### Problem to work on
Exactly as shown below, retype every line of the data.

### Extracted information
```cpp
typedef struct dsee_block_noise {
  const float* w_middle;
  uint64_t seed_middle, offset_middle;
  const float* w_skip;
  uint64_t seed_skip, offset_skip;
} dsee_block_noise;
typedef struct dsee_norm_grads {
  float* dw_shared;
  float* db_shared;
  float* dw2a;
  float* dtable;
  float* dgamma_beta_sums;
} dsee_norm_grads;
typedef struct dsee_block_grads {
  dsee_norm_grads norm_0, norm_1;
  float* dw_conv_0;
  float* db_conv_0;
  float* dw_conv_1;
  float* db_conv_1;
  float* dw_noise_middle;
  float* dw_noise_skip;
} dsee_block_grads;
size_t dsee_spade_resblock_saved_bytes(int N, int H, int W, int C, int label_nc, int has_table);
size_t dsee_spade_resblock_train_fwd_workspace(int N, int H, int W, int C, int label_nc, int has_table);
int dsee_spade_resblock_train_fwd(const dsee_norm_layer* norm_0, const float* w_conv_0, const float* b_conv_0,
                                  const dsee_norm_layer* norm_1, const float* w_conv_1, const float* b_conv_1,
                                  const dsee_block_noise* noise, const uint8_t* labels, int lab_h, int lab_w, int shift,
                                  int label_nc, const float* x, float* out, float eps, float momentum, float slope, int N, int H,
                                  int W, int C, void* saved, size_t saved_bytes, void* workspace, size_t workspace_bytes,
                                  hipStream_t stream);
size_t dsee_spade_resblock_bwd_workspace(int N, int H, int W, int C, int label_nc, int has_table, int lab_h, int lab_w, int shift);
int dsee_spade_resblock_bwd(const dsee_norm_layer* norm_0, const float* w_conv_0, const dsee_norm_layer* norm_1,
                            const float* w_conv_1, const dsee_block_noise* noise, const uint8_t* labels, int lab_h, int lab_w,
                            int shift, int label_nc, const float* x, const float* dout, const float* amax_dout,
                            const dsee_block_grads* grads, float* dx, float* amax_dx, float slope, int N, int H, int W, int C,
                            const void* saved, size_t saved_bytes, void* workspace, size_t workspace_bytes, hipStream_t stream);

#ifdef __cplusplus
}
#endif
#endif
```

Baseline: 92.05.

## Fuse style-table GEMM and table layout into one MFMA kernel

Adds a dedicated HIP kernel that computes the style projection directly into the packed per-sample table layout, replacing a generic GEMM followed by a separate layout kernel. The backward pass computes the weight gradient and a split-K style gradient in one launch, then reduces the splits in a finalize kernel. The aim is to drop the intermediate buffer, an extra launch and a layout pass in both directions. In exchange it adds a workspace for the partial sums and a shape-restricted path (S multiple of 32 and at most 256, at most 32 classes) that falls back to the old route otherwise.

New measurement: 92.25, median of 6. No clear change (+0.2%).

```diff
diff --git a/deepsee_amd/csrc/style_table.hip b/deepsee_amd/csrc/style_table.hip
--- /dev/null
+++ b/deepsee_amd/csrc/style_table.hip
@@ -0,0 +1,164 @@
+#include "dsee_common.h"
+
+namespace {
+
+constexpr int ST_JT = 32;
+constexpr int ST_JS = 144;
+constexpr int ST_SMAX = 256;
+
+__device__ __forceinline__ f32x16 st_mfma(float a, float b, const f32x16& c) {
+  return __builtin_amdgcn_mfma_f32_32x32x2f32(a, b, c, 0, 0, 0);
+}
+__device__ __forceinline__ int st_row(int v, int h) { return (v & 3) + 8 * (v >> 2) + 4 * h; }
+
+__global__ __launch_bounds__(256) void style_table_fwd_kernel(const float* __restrict__ style, const float* __restrict__ wst,
+                                                              float* __restrict__ table, int N, int L, int S, int J,
+                                                              float* __restrict__ amax) {
+  __shared__ __attribute__((aligned(16))) float a_lds[ST_JT * (ST_SMAX + 4)];
+  const int j0 = blockIdx.x * ST_JT, ld = S + 4, s4 = S >> 2;
+  for (int i = threadIdx.x; i < ST_JT * s4; i += 256) {
+    const int row = i / s4, c4 = i - row * s4;
+    *reinterpret_cast<f32x4*>(a_lds + row * ld + 4 * c4) =
+        *reinterpret_cast<const f32x4*>(wst + (size_t)(j0 + row) * S + 4 * c4);
+  }
+  __syncthreads();
+  const int lane = threadIdx.x & 63, wave = threadIdx.x >> 6, col = lane & 31, h = lane >> 5;
+  const int sh = S >> 1;
+  const bool live = col < L;
+  const float* ap = a_lds + col * ld + h * sh;
+  float vmax = 0.f;
+  for (int n = wave; n < N; n += 4) {
+    const float* bp = style + ((size_t)n * L + (live ? col : 0)) * S + h * sh;
+    f32x16 acc0 = {0}, acc1 = {0};
+    f32x4 a0 = *reinterpret_cast<const f32x4*>(ap), a1 = *reinterpret_cast<const f32x4*>(ap + 4);
+    f32x4 b0 = *reinterpret_cast<const f32x4*>(bp), b1 = *reinterpret_cast<const f32x4*>(bp + 4);
+    for (int q = 0; q < sh; q += 8) {
+      const int qn = q + 8 < sh ? q + 8 : q;
+      const f32x4 na0 = *reinterpret_cast<const f32x4*>(ap + qn), na1 = *reinterpret_cast<const f32x4*>(ap + qn + 4);
+      const f32x4 nb0 = *reinterpret_cast<const f32x4*>(bp + qn), nb1 = *reinterpret_cast<const f32x4*>(bp + qn + 4);
+      if (!live) b0 = b1 = f32x4{0.f, 0.f, 0.f, 0.f};
+#pragma unroll
+      for (int e = 0; e < 4; ++e) {
+        acc0 = st_mfma(a0[e], b0[e], acc0);
+        acc1 = st_mfma(a1[e], b1[e], acc1);
+      }
+      a0 = na0, a1 = na1, b0 = nb0, b1 = nb1;
+    }
+    float* op = table + ((size_t)n * J + j0) * 32 + col;
+#pragma unroll
+    for (int v = 0; v < 16; ++v) {
+      const float x = live ? acc0[v] + acc1[v] : 0.f;
+      op[(size_t)st_row(v, h) * 32] = x;
+      vmax = fmaxf(vmax, fabsf(x));
+    }
+  }
+  if (amax) dsee_block_atomic_absmax(amax, vmax);
+}
+
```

### Your response
```cpp
typedef struct dsee_block_noise {
  const float* w_middle;
  uint64_t seed_middle, offset_middle;
  const float* w_skip;
  uint64_t seed_skip, offset_skip;
} dsee_block_noise;
typedef struct dsee_norm_grads {
  float* dw_shared;
  float* db_shared;
  float* dw2a;
  float* dtable;
  float* dgamma_beta_sums;
} dsee_norm_grads;
typedef struct dsee_block_grads {
  dsee_norm_grads norm_0, norm_1;
  float* dw_conv_0;
  float* db_conv_0;
  float* dw_conv_1;
  float* db_conv_1;
  float* dw_noise_middle;
  float* dw_noise_skip;
} dsee_block_grads;
size_t dsee_spade_resblock_saved_bytes(int N, int H, int W, int C, int label_nc, int has_table);
size_t dsee_spade_resblock_train_fwd_workspace(int N, int H, int W, int C, int label_nc, int has_table);
int dsee_spade_resblock_train_fwd(const dsee_norm_layer* norm_0, const float* w_conv_0, const float* b_conv_0,
                                  const dsee_norm_layer* norm_1, const float* w_conv_1, const float* b_conv_1,
                                  const dsee_block_noise* noise, const uint8_t* labels, int lab_h, int lab_w, int shift,
                                  int label_nc, const float* x, float* out, float eps, float momentum, float slope, int N, int H,
                                  int W, int C, void* saved, size_t saved_bytes, void* workspace, size_t workspace_bytes,
                                  hipStream_t stream);
size_t dsee_spade_resblock_bwd_workspace(int N, int H, int W, int C, int label_nc, int has_table, int lab_h, int lab_w, int shift);
int dsee_spade_resblock_bwd(const dsee_norm_layer* norm_0, const float* w_conv_0, const dsee_norm_layer* norm_1,
                            const float* w_conv_1, const dsee_block_noise* noise, const uint8_t* labels, int lab_h, int lab_w,
                            int shift, int label_nc, const float* x, const float* dout, const float* amax_dout,
                            const dsee_block_grads* grads, float* dx, float* amax_dx, float slope, int N, int H, int W, int C,
                            const void* saved, size_t saved_bytes, void* workspace, size_t workspace_bytes, hipStream_t stream);

#ifdef __cplusplus
}
#endif
#endif
```

Baseline: 92.05.

## Fuse style-table GEMM and table layout into one MFMA kernel

Adds a dedicated HIP kernel that computes the style projection directly into the packed per-sample table layout, replacing a generic GEMM followed by a separate layout kernel. The backward pass computes the weight gradient and a split-K style gradient in one launch, then reduces the splits in a finalize kernel. The aim is to drop the intermediate buffer, an extra launch and a layout pass in both directions. In exchange it adds a workspace for the partial sums and a shape-restricted path (S multiple of 32 and at most 256, at most 32 classes) that falls back to the old route otherwise.

New measurement: 92.25, median of 6. No clear change (+0.2%).

```diff
diff --git a/deepsee_amd/csrc/style_table.hip b/deepsee_amd/csrc/style_table.hip
--- /dev/null
+++ b/deepsee_amd/csrc/style_table.hip
@@ -0,0 +1,164 @@
+#include "dsee_common.h"
+
+namespace {
+
+constexpr int ST_JT = 32;
+constexpr int ST_JS = 144;
+constexpr int ST_SMAX = 256;
+
+__device__ __forceinline__ f32x16 st_mfma(float a, float b, const f32x16& c) {
+  return __builtin_amdgcn_mfma_f32_32x32x2f32(a, b, c, 0, 0, 0);
+}
+__device__ __forceinline__ int st_row(int v, int h) { return (v & 3) + 8 * (v >> 2) + 4 * h; }
+
+__global__ __launch_bounds__(256) void style_table_fwd_kernel(const float* __restrict__ style, const float* __restrict__ wst,
+                                                              float* __restrict__ table, int N, int L, int S, int J,
+                                                              float* __restrict__ amax) {
+  __shared__ __attribute__((aligned(16))) float a_lds[ST_JT * (ST_SMAX + 4)];
+  const int j0 = blockIdx.x * ST_JT, ld = S + 4, s4 = S >> 2;
+  for (int i = threadIdx.x; i < ST_JT * s4; i += 256) {
+    const int row = i / s4, c4 = i - row * s4;
+    *reinterpret_cast<f32x4*>(a_lds + row * ld + 4 * c4) =
+        *reinterpret_cast<const f32x4*>(wst + (size_t)(j0 + row) * S + 4 * c4);
+  }
+  __syncthreads();
+  const int lane = threadIdx.x & 63, wave = threadIdx.x >> 6, col = lane & 31, h = lane >> 5;
+  const int sh = S >> 1;
+  const bool live = col < L;
+  const float* ap = a_lds + col * ld + h * sh;
+  float vmax = 0.f;
+  for (int n = wave; n < N; n += 4) {
+    const float* bp = style + ((size_t)n * L + (live ? col : 0)) * S + h * sh;
+    f32x16 acc0 = {0}, acc1 = {0};
+    f32x4 a0 = *reinterpret_cast<const f32x4*>(ap), a1 = *reinterpret_cast<const f32x4*>(ap + 4);
+    f32x4 b0 = *reinterpret_cast<const f32x4*>(bp), b1 = *reinterpret_cast<const f32x4*>(bp + 4);
+    for (int q = 0; q < sh; q += 8) {
+      const int qn = q + 8 < sh ? q + 8 : q;
+      const f32x4 na0 = *reinterpret_cast<const f32x4*>(ap + qn), na1 = *reinterpret_cast<const f32x4*>(ap + qn + 4);
+      const f32x4 nb0 = *reinterpret_cast<const f32x4*>(bp + qn), nb1 = *reinterpret_cast<const f32x4*>(bp + qn + 4);
+      if (!live) b0 = b1 = f32x4{0.f, 0.f, 0.f, 0.f};
+#pragma unroll
+      for (int e = 0; e < 4; ++e) {
+        acc0 = st_mfma(a0[e], b0[e], acc0);
+        acc1 = st_mfma(a1[e], b1[e], acc1);
+      }
+      a0 = na0, a1 = na1, b0 = nb0, b1 = nb1;
+    }
+    float* op = table + ((size_t)n * J + j0) * 32 + col;
+#pragma unroll
+    for (int v = 0; v < 16; ++v) {
+      const float x = live ? acc0[v] + acc1[v] : 0.f;
+      op[(size_t)st_row(v, h) * 32] = x;
+      vmax = fmaxf(vmax, fabsf(x));
+    }
+  }
+  if (amax) dsee_block_atomic_absmax(amax, vmax);
+}
+
```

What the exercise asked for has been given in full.